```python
class FgnnEngine(EngineBase):
    SKIP_PADDING_TILES = True
    MM_ORDER = True
    PAIR_BWD = os.environ.get('FGNN_PAIR_BWD', '1') != '0'
    PACK_IN_STRUCT = os.environ.get('FGNN_PACK_IN_STRUCT', '1') != '0'
    T16 = os.environ.get('FGNN_T16', 'pair,bwd')

    MFMA = os.environ.get('FGNN_MFMA', 'f32')

    BLOCK1 = os.environ.get('FGNN_BLOCK1', 'generic')
    GN_FINALIZE = ('fgnn_gn_finalize', 'fgnn_gn_finalize2')

    def __init__(self, layout, G, N, device, ragged=False, cu_share=0, mfma=None, block1=None):
        _lib.load()
        self.T16 = type(self).T16
        self.cu_share = int(cu_share)
        mfma = self.MFMA if mfma is None else mfma
        if mfma not in ('f32', 'x3'):
            raise ValueError("mfma must be 'f32' or 'x3' (got %r)" % (mfma,))
        self.x3 = (mfma == 'x3' and not ragged and layout.depth == 3 and layout.c0 in (2, 32))
        block1 = self.BLOCK1 if block1 is None else block1
# ... 218 lines not shown
        W = self._bwd
        _lib.call('fgnn_gn_bwd_coef', _lib.ptr(W['s12'][kj]), _lib.ptr(self.nrm[kj]), self._nv(), self.G, 32, self.N,
                  _lib.ptr(W['coef'][slot]), None, None, _lib.stream_ptr())

    def _mlp_bwd(self, params, k, j, a, b, dy, coef, dxa, dxb, acc_a, acc_b, emit=False, dx_strides=None):
        args = self._mlp_bwd_args(params, k, j, a, b, dy, coef, dxa, dxb, acc_a, acc_b, emit, dx_strides)
        entry = 'fgnn_mlp_bwd_x3' if (self.x3 and j != 3) else 'fgnn_mlp_bwd'
        if j == 3 and b is not None and self._t16_bwd3(b.C) and _lib.load().fgnn_mlp_bwd_t16_supported(C.byref(args)):
            entry = 'fgnn_mlp_bwd_t16'
        elif self._packs[('b', k, j)][0] == 5:
            args.packed = None
        _lib.call(entry, C.byref(args), _lib.stream_ptr(),
                  tag='mlp_bwd[cin=%d,dx=%d]' % (a.C + (b.C if b is not None else 0),
                                                (a.C if dxa is not None else 0) + (b.C if (b is not None and dxb is not None) else 0)))

    def _mlp_bwd_pair(self, params, k, sin, din, emit):
        W = self._bwd
        a1 = self._mlp_bwd_args(params, k, 1, sin, None, W['dy1'], None, None, None, False, False, False, None)
        a2 = self._mlp_bwd_args(params, k, 2, sin, None, W['dy2'], None, din, None, True, False, emit, None)
        entry = 'fgnn_mlp_bwd_pair_x3' if self.x3 else ('fgnn_mlp_bwd_pair_t16' if self._t16_pair(sin.C) else 'fgnn_mlp_bwd_pair')
        _lib.call(entry, C.byref(a1), C.byref(a2), _lib.stream_ptr(),
                  tag='mlp_bwd_pair[cin=%d,dx=%d]' % (sin.C, sin.C if din is not None else 0))

    def _mlp_bwd_args(self, params, k, j, a, b, dy, coef, dxa, dxb, acc_a, acc_b, emit, dx_strides):
        L = self.layout
        W = self._bwd
        rec = L.mlp[(k, j)]
        gs = 32 * self.ldp
        args = _lib.MlpBwdArgs()
        args.G, args.N, args.depth = self.G, self.N, L.depth
        args.nvalid = self.nvalid.data_ptr() if self.nvalid is not None else None
        args.a = a
        if b is not None:
            args.b = b
# ... 45 lines not shown
            din = None if first else W['dy'][(K - k + 1) % 2]
            dxs = None
            if first and dx is not None:
                if self.xbits is not None or self.x3 or tuple(dx.shape) != (self.G, L.c0, self.N, self.N) or dx.dtype != torch.float32 \
                        or not dx.is_contiguous():
                    raise RuntimeError('FgnnEngine: the input gradient needs a dense fp32 input, the fp32-MFMA kernels (mfma="f32") '
                                       'and a contiguous (G, c0, N, N) fp32 dx')
                din, dxs = dx, (L.c0 * self.P, self.P)
            self._mlp_bwd(params, k, 3, self._slab_raw(self.mult[k]), sin, dy,
                          None if k == K else ('tiles' if in_prologue else W['coef'][2]), W['dmult'], din, False, False, dx_strides=dxs)
            if first and self.struct1 and self.xbits is not None and dxs is None:
                self._struct_bwd(params)
                dy = din
                continue
            ya, yb = self._slab_z(k, 1, params), self._slab_z(k, 2, params)
            _lib.call('fgnn_chan_matmul_bwd_ord', C.byref(ya), C.byref(yb), _lib.ptr(W['dmult']), gs, self.ldp,
                      self._nv(), self.G, self.N, _lib.ptr(W['dy1']), _lib.ptr(W['dy2']), gs, self.ldp,
                      _lib.ptr(W['s12'][(k, 1)]), _lib.ptr(W['s12'][(k, 2)]),
                      _lib.ptr(self.mm_order) if self.mm_order is not None else None, self._fill(), st, tag='fgnn_chan_matmul_bwd')
            if first:
                W['struct_rows'] = 0
            if self.PAIR_BWD and dxs is None and L.depth == 3 and sin.C in (2, 32):
                self._mlp_bwd_pair(params, k, sin, din, emit=not first)
            else:
                self._mlp_bwd(params, k, 1, sin, None, W['dy1'], None, din, None, True, False, dx_strides=dxs)
                self._mlp_bwd(params, k, 2, sin, None, W['dy2'], None, din, None, True, False, emit=not first, dx_strides=dxs)
            if not first and not in_prologue:
                _lib.call('fgnn_gn_bwd_coef_tiles', _lib.ptr(W['s12part']), _lib.ptr(self.nrm[(k - 1, 3)]), self._nv(),
                          self.G, 32, self.N, _lib.ptr(W['s12'][(k - 1, 3)]), _lib.ptr(W['coef'][2]), st)
            dy = din
        if finalize:
            self.grad_finalize(grads)
        return grads

    def relu_decisions(self, params=None):
        L, G, N, P = self.layout, self.G, self.N, self.P
        out = {}
        bit = torch.arange(32, device=self.device, dtype=torch.int32)
# ... 38 lines not shown
```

- - - -

What you are asked to do:
In the listing, find all lines with the string "entry" and copy them.

Answer space:
        entry = 'fgnn_mlp_bwd_x3' if (self.x3 and j != 3) else 'fgnn_mlp_bwd'
            entry = 'fgnn_mlp_bwd_t16'
        _lib.call(entry, C.byref(args), _lib.stream_ptr(),
        entry = 'fgnn_mlp_bwd_pair_x3' if self.x3 else ('fgnn_mlp_bwd_pair_t16' if self._t16_pair(sin.C) else 'fgnn_mlp_bwd_pair')
        _lib.call(entry, C.byref(a1), C.byref(a2), _lib.stream_ptr(),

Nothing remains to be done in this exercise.